DATA.
int som_policy_eval(int32_t which, const double* costs, const double* args, int32_t* out) {
    if (!costs || !args || !out) return 1;
    policy::Costs c;
    c.full_total = costs[0]; c.full_screen = costs[1]; c.plan_total = costs[2]; c.plan_over = costs[3]; c.plan_over_scout = costs[4];
    c.blk_ms = costs[5]; c.l2_ms_group = costs[6]; c.l2_ratio = costs[7]; c.sort_ms = costs[8];
    switch (which) {
    case 0: *out = policy::commit_scouted_plan(c, args[0], args[1]); return 0;
    case 1: *out = policy::level2_from_sample(c, args[0], args[1], args[2]); return 0;
    case 2: *out = policy::level2_pays(c, args[0], args[1]); return 0;
    case 3: *out = policy::sort_paid(c, args[0], args[1], args[2], (int)args[3]); return 0;
    case 4: *out = policy::plan_idle(c, args[0]); return 0;
    case 5: *out = policy::scout_continues(c, args[0], args[1], args[2]); return 0;
    case 6: *out = policy::rows_worth_a_scout(args[0], args[1], args[2]); return 0;
    }
    return 1;
}

int som_policy_replay(int32_t n_launches, const double* script, double* out) {
    if (n_launches < 0 || !script || !out) return 1;
    policy::PlanState st;
    for (int32_t i = 0; i < n_launches; ++i) {
        const double* in = script + (size_t)i * SOM_POLICY_REPLAY_IN;
        double* o = out + (size_t)i * SOM_POLICY_REPLAY_OUT;
        policy::LaunchFacts f;
        f.resident = in[0] != 0.0; f.have_last = in[1] != 0.0; f.rows = (const void*)(uintptr_t)in[2]; f.n_rows = (long)in[3];
        f.can_skip = in[4] != 0.0; f.scout_ok = in[5] != 0.0; f.wide = in[6] != 0.0; f.wide_can = in[7] != 0.0; f.wide_scout_ok = in[8] != 0.0;
        f.l2_fits_lds = in[9] != 0.0; f.have_lo_image = in[10] != 0.0; f.blocks_per_row = in[11];
        f.skip_mode = (int)in[12]; f.refine_on = in[13] != 0.0; f.sub_blocks = in[14] != 0.0; f.res_every = (int)in[15];
        policy::LaunchPlan p = st.begin(f);
        const bool asked_rows = p.estimate;
        const bool row_no = asked_rows && st.rows_sampled(in[16], p);
        const bool asked_tiles = p.estimate && p.sample_tiles && in[17] >= 0.0;
        const bool tile_no = asked_tiles && st.tiles_sampled(in[17], in[18], f, p);
        policy::LaunchOutcome oc;
        oc.t_total = in[19]; oc.t_screen = in[20]; oc.t_l2 = in[21]; oc.t_sort = in[22];
        oc.screen_timed = p.time_phases; oc.l2_timed = p.time_phases && p.skip && p.level2; oc.sort_timed = p.time_phases && p.skip && p.resort;
        oc.blocks_total = (int64_t)in[24];
        oc.blocks_run = p.skip ? (int64_t)in[23] : oc.blocks_total;
        oc.groups_run = p.skip ? (int64_t)in[25] : oc.blocks_total / policy::TILES_PER_GROUP;
        oc.pairs_in = (int64_t)in[26]; oc.pairs_out = p.refine ? (int64_t)in[27] : 0; oc.scout_wins = (p.skip && p.scout && f.have_last) ? (int64_t)in[28] : 0;
        st.end(f, p, oc);
        o[0] = p.skip; o[1] = p.resort; o[2] = p.scout; o[3] = p.level2; o[4] = p.estimate; o[5] = p.sample_tiles; o[6] = p.refine; o[7] = p.time_phases;
        o[8] = asked_rows; o[9] = asked_tiles; o[10] = row_no; o[11] = tile_no;
        for (int k = 0; k < 2; ++k) {
            const policy::Pause& ps = st.pause(k == 0);
            o[12 + 3 * k] = ps.cooldown; o[13 + 3 * k] = ps.idle; o[14 + 3 * k] = ps.pause;
        }
    }
    return 0;
}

WHAT THE TASK REQUIRES. Go to the line in the material above that contains "c.blk_ms = costs[5];" and copy exactly from there through the line that contains "case 1: *out", stopping after it.

SOLUTION TO THIS PROBLEM.
    c.blk_ms = costs[5]; c.l2_ms_group = costs[6]; c.l2_ratio = costs[7]; c.sort_ms = costs[8];
    switch (which) {
    case 0: *out = policy::commit_scouted_plan(c, args[0], args[1]); return 0;
    case 1: *out = policy::level2_from_sample(c, args[0], args[1], args[2]); return 0;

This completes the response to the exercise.